What is required »
Report, as a bare number, how many lines of the entries below contain "volatile".

---------- Input data

template <bool FUSED, bool CLAIM = false, bool PS = false, bool FINAL = false>
__device__ __forceinline__ void mortar_step_body(int i, const MortarStepArgs& a, uint32_t epoch, uint32_t* claim_word = nullptr,
                                                 uint32_t ticket = 0u) {
    uint32_t claimed_by = 0u;
    if constexpr (CLAIM) {
        claimed_by = ticket + 1u;
        if ((threadIdx.x & 63) == 0) claimed_by = __hip_atomic_exchange(claim_word, ticket, __ATOMIC_RELAXED, __HIP_MEMORY_SCOPE_AGENT);
    }
    const MortarIO& io = a.io;
    const MortarParams& P = PS ? io.sets[set_index(io.set_of, i)] : a.P;
    const int32_t* const actions = a.actions;
    float* const reward_out = a.reward_out;
    uint8_t* const done_out = a.done_out;
    float* const gt = a.gt;
    const mg_info_buffers& info = a.info;
    const int autoreset = a.autoreset;
    const bool one_action = P.variant == V_GRID;
    int act0 = actions[one_action ? i : 2 * i], act1 = actions[one_action ? i : 2 * i + 1];
    Pcg g;
    bool rng_loaded = !FUSED;
    if constexpr (!FUSED) g.load(io.rng, i);
    MortarState s = io.state[i];
    asm volatile("" : "+v"(act0), "+v"(act1));
    if constexpr (!FUSED) g.pin();
    if constexpr (CLAIM) {
        asm volatile("" : "+v"(claimed_by));
        if ((uint32_t)__builtin_amdgcn_readfirstlane((int)claimed_by) == ticket) return;
    }
    uint8_t* cmds = io.cmds + (size_t)i * P.cmd_cap;
    double reward = 0.0;
    bool done = false, cap = false;
    int success = 0;
    uint8_t glyph = 0xFF;
    bool rng_used = false;

    if (s.vis_pos < s.vis_len) {
        int period = s.show_dur + s.show_delay;
        int k = s.vis_pos / period, w = s.vis_pos % period;
        glyph = (w < s.show_dur) ? cmds[s.vis_base + k] : (uint8_t)9;
        s.vis_pos++;
        if (P.variant != V_ENDLESS || s.disp_sprite == 0xFF) {
            s.disp_sprite = 0;
            s.disp_is_agent = 1;
        }
    } else {
        int ax = s.ax, ay = s.ay;
        if (P.variant == V_GRID) {
            int a = act0;
            int rot = s.rot8 * 45;
            if (a == 1) rot = (rot + 90) % 360;
            if (a == 2) rot = (rot + 270) % 360;
            int gx = s.gx, gy = s.gy;
            if (a == 3) {
                int face = rot / 90;
                if (face == 0) { if (gy > 0) gy--; }
                else if (face == 3) { if (gx < P.N - 1) gx++; }
                else if (face == 2) { if (gy < P.N - 1) gy++; }
                else { if (gx > 0) gx--; }
                ax = P.arena_x0 + P.tile * gx + P.tile / 2;
                ay = P.arena_x0 + P.tile * gy + P.tile / 2;
            }
            s.gx = (uint8_t)gx;
            s.gy = (uint8_t)gy;
            s.rot8 = (uint8_t)(rot / 45);
        } else {
            int a0 = act0, a1 = act1;
            int dxs = a0 == 1 ? -1 : (a0 == 2 ? 1 : 0), dys = a1 == 1 ? -1 : (a1 == 2 ? 1 : 0);
            int rot = s.rot8 * 45;
            if (a0 == 1) rot = 90;
            if (a0 == 2) rot = 270;
            if (a1 == 1) rot = 0;
            if (a1 == 2) rot = 180;
            if (dxs < 0 && dys < 0) rot = 45;
            if (dxs < 0 && dys > 0) rot = 135;
            if (dxs > 0 && dys < 0) rot = 315;
            if (dxs > 0 && dys > 0) rot = 225;
            s.rot8 = (uint8_t)(rot / 45);
            bool diag = dxs != 0 && dys != 0;
            if (P.variant == V_FREE) {
                int v = diag ? P.v_diag_i : P.v_axis_i;
                ax += dxs * v;
                ay += dys * v;
                int lo = P.arena_x0 + P.radius, hi = P.arena_x0 + P.tile * P.N - P.radius;
                ax = ax > hi ? hi : ax;
                ax = ax < lo ? lo : ax;
                ay = ay > hi ? hi : ay;
                ay = ay < lo ? lo : ay;
            } else {
                double v = diag ? P.v_diag : P.v_axis;
                ax = round_haz((double)ax + dxs * v);
                ay = round_haz((double)ay + dys * v);
                double left = P.arena_x0, right = P.arena_x0 + P.tile * P.N, off = P.radius * 0.5;
                double x = ax, y = ay;
                if (x > right + off) x = left - off;
                if (x < left - off) x = right + off;
                if (y > right + off) y = left - off;
                if (y < left - off) y = right + off;
                ax = round_haz(x);
                ay = round_haz(y);
            }
        }
        s.ax = (int16_t)ax;
        s.ay = (int16_t)ay;
        s.disp_sprite = s.rot8;
        s.disp_is_agent = 1;
        int nx = floordiv(ax - P.arena_x0, P.tile), ny = floordiv(ay - P.arena_x0, P.tile);
        s.nx = (int8_t)nx;
        s.ny = (int8_t)ny;
        bool on_target = (nx == s.tx) && (ny == s.ty);

        bool verify = (s.cmd_steps % s.expl_delay == 0) && s.cmd_steps > 0;
        if (verify && !s.tiles_on) {
            if (s.cur_cmd < s.num_cmds) {
                s.cur_cmd++;
                s.tiles_on = 1;
                if (on_target) {
                    reward += P.r_succ;
                    if (P.variant == V_ENDLESS) {
                        s.total_completed++;
                        if (s.cur_cmd == s.num_cmds) reward += P.r_new;
                    }
                } else {
                    done = true;
                    reward += P.r_fail;
                }
            }
            if (s.cur_cmd >= s.num_cmds) {
                if (P.variant == V_ENDLESS) {
                    if (!rng_loaded) g.load(io.rng, i);
                    rng_loaded = true;
                    rng_used = true;
                    int nc = g.integers(0, P.allowed);
                    if (s.num_cmds < P.cmd_cap) {
                        cmds[s.num_cmds] = (uint8_t)nc;
                        s.vis_base = s.num_cmds;
                        s.num_cmds++;
                    } else {
                        raise_error(io.err, ERR_CMD_OVERFLOW);
                        done = true;
                        cap = true;
                        s.vis_base = (uint16_t)(s.num_cmds - 1);
                    }
                    s.cur_cmd = 0;
                    s.verify_step = 0;
                    s.vis_pos = 0;
                    s.vis_len = (uint16_t)(s.show_dur + s.show_delay);
                    s.dbg_pops = 0;
                } else {
                    done = true;
                    success = 1;
                    reward += P.r_ep_succ;
                }
            }
            s.cmd_steps = 1;
        }
        if (s.tiles_on) {
            if (s.verify_step % s.expl_dur == 0 && s.verify_step > 0) {
                s.tiles_on = 0;
                s.verify_step = 0;
                if (s.cur_cmd < s.num_cmds) {
                    int c = cmds[s.cur_cmd];
                    if (P.variant == V_ENDLESS) {
                        s.tx = (int8_t)mod6(s.tx + cmd_dx(c));
                        s.ty = (int8_t)mod6(s.ty + cmd_dy(c));
                    } else {
                        s.tx = (int8_t)(s.tx + cmd_dx(c));
                        s.ty = (int8_t)(s.ty + cmd_dy(c));
                    }
                }
            } else {
                if (!on_target) {
                    done = true;
                    reward = P.r_fail;
                }
                s.verify_step++;
            }
        } else {
            s.cmd_steps++;
        }
    }

    if (P.variant == V_ENDLESS) {
        s.t++;
        if (s.t == P.max_steps) done = true;
    }
    s.ep_sum += reward;
    s.ep_len++;

    if (done) {
        if (info.ep_reward_dev) info.ep_reward_dev[i] = s.ep_sum;
        if (info.ep_length_dev) info.ep_length_dev[i] = s.ep_len;
        if (P.variant == V_ENDLESS) {
            if (info.aux_dev[0]) info.aux_dev[0][i] = (float)s.total_completed;
            if (info.aux_dev[1]) info.aux_dev[1][i] = (float)(s.num_cmds > 1 ? s.num_cmds - 1 : 0);
        } else {
            if (info.aux_dev[0]) info.aux_dev[0][i] = (float)success;
            if (info.aux_dev[1]) info.aux_dev[1][i] = (float)((double)((int)s.cur_cmd - 1 + success) / (double)s.num_cmds);
        }
    }
    reward_out[i] = (float)reward;
    if (info.reward64_dev) info.reward64_dev[i] = reward;
    done_out[i] = done ? 1 : 0;
    if (info.capacity_dev) info.capacity_dev[i] = cap ? 1 : 0;

    MortarDesc d;
    memset(&d, 0, sizeof(d));
    d.glyph_x0 = (int16_t)P.glyph_x0;
    if (done && autoreset) {
        if constexpr (FINAL) {
            MortarDesc td;
            memset(&td, 0, sizeof(td));
            td.glyph_x0 = (int16_t)P.glyph_x0;
            const int tcx = s.disp_is_agent ? s.ax : s.disp_x, tcy = s.disp_is_agent ? s.ay : s.disp_y;
            td.sx = (int16_t)(tcx - P.sprite_dim / 2);
            td.sy = (int16_t)(tcy - P.sprite_dim / 2);
            td.sprite = s.disp_sprite;
            td.glyph = glyph;
            td.tmpl = (uint16_t)((s.tiles_on && P.visual_feedback) ? 1 + s.tx * P.N + s.ty : 0);
            uint32_t tw[4];
            memcpy(tw, &td, sizeof(tw));
            uint32_t* tdst = reinterpret_cast<uint32_t*>(&a.tdesc[i]);
            __hip_atomic_store(tdst + 0, tw[0], __ATOMIC_RELAXED, __HIP_MEMORY_SCOPE_AGENT);
            __hip_atomic_store(tdst + 1, tw[1], __ATOMIC_RELAXED, __HIP_MEMORY_SCOPE_AGENT);
            __hip_atomic_store(tdst + 2, tw[2], __ATOMIC_RELAXED, __HIP_MEMORY_SCOPE_AGENT);
            __hip_atomic_store(tdst + 3, tw[3], __ATOMIC_RELAXED, __HIP_MEMORY_SCOPE_AGENT);
        }
        if (!rng_loaded) g.load(io.rng, i);
        rng_loaded = true;
        rng_used = true;
        mortar_reset(P, s, g, cmds, d, (gt && P.variant == V_ENDLESS) ? gt + 2 * i : nullptr, io.vec ? io.vec + (size_t)i * VEC_DIM : nullptr);
        if constexpr (FINAL) d.ring_on = 1;
    } else {
        int cx = s.disp_is_agent ? s.ax : s.disp_x, cy = s.disp_is_agent ? s.ay : s.disp_y;
        d.sx = (int16_t)(cx - P.sprite_dim / 2);
        d.sy = (int16_t)(cy - P.sprite_dim / 2);
        d.sprite = s.disp_sprite;
        d.glyph = glyph;
        d.tmpl = (uint16_t)((s.tiles_on && P.visual_feedback) ? 1 + s.tx * P.N + s.ty : 0);
        if (gt && P.variant == V_ENDLESS) {
            gt[2 * i] = (float)(s.tx / 5.0);
            gt[2 * i + 1] = (float)(s.ty / 5.0);
        }
    }
    if (rng_used) g.store(io.rng, i);
    io.state[i] = s;
    if constexpr (FUSED) {
        d.epoch = (uint8_t)epoch;
        uint32_t w[4];
        memcpy(w, &d, sizeof(w));
        uint32_t* dst = reinterpret_cast<uint32_t*>(&io.desc[i]);
        __hip_atomic_store(dst + 0, w[0], __ATOMIC_RELAXED, __HIP_MEMORY_SCOPE_AGENT);
        __hip_atomic_store(dst + 1, w[1], __ATOMIC_RELAXED, __HIP_MEMORY_SCOPE_AGENT);
        __hip_atomic_store(dst + 2, w[2], __ATOMIC_RELAXED, __HIP_MEMORY_SCOPE_AGENT);
        asm volatile("s_waitcnt vmcnt(0)" ::: "memory");
        __hip_atomic_store(dst + 3, w[3], __ATOMIC_RELAXED, __HIP_MEMORY_SCOPE_AGENT);
    } else {
        io.desc[i] = d;
    }
}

--------------------

Answer for this exercise »
3